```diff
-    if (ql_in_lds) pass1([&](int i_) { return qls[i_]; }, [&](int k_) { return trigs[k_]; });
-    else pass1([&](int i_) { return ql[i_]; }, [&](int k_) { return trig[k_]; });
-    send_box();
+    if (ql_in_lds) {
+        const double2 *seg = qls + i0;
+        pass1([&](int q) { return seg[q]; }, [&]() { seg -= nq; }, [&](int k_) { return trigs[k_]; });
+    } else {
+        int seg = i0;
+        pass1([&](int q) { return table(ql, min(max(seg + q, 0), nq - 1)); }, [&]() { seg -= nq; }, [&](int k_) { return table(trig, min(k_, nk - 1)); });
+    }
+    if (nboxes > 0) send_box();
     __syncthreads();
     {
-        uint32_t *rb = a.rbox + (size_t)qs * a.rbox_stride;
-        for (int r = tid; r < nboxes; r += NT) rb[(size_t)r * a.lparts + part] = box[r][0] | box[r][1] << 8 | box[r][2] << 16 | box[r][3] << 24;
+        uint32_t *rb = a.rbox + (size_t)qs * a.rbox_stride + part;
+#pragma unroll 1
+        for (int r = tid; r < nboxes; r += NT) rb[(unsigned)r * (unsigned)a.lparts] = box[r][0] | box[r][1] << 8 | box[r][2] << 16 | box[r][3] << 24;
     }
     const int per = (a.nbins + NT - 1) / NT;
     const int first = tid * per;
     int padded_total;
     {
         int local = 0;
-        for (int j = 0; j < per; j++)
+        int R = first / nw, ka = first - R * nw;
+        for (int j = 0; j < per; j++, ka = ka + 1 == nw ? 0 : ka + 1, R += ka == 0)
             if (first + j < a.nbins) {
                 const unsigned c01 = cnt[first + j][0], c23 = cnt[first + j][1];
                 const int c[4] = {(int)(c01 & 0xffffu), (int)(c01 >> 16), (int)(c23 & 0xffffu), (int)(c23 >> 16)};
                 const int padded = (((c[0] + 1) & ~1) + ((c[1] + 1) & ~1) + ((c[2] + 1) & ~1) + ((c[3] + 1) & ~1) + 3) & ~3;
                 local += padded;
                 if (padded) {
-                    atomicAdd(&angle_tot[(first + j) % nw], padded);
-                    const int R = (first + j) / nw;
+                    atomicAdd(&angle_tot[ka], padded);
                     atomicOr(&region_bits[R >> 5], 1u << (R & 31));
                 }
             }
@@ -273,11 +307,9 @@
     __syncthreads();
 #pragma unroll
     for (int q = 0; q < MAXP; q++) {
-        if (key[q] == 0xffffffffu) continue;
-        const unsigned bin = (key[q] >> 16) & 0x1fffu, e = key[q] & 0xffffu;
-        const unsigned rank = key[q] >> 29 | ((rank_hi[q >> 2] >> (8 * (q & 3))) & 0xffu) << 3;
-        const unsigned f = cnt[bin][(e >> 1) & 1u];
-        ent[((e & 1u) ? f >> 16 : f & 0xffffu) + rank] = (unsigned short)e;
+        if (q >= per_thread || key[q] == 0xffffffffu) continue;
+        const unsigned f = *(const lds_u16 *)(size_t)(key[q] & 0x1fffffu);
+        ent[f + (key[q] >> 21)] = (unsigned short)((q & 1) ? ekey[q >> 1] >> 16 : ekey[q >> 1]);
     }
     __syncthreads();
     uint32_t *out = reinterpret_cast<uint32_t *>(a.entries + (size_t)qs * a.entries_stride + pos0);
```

┄┄┄┄┄┄

Please go through the listing and return each line that has "else" in it.

> Solution below
-    else pass1([&](int i_) { return ql[i_]; }, [&](int k_) { return trig[k_]; });
+    } else {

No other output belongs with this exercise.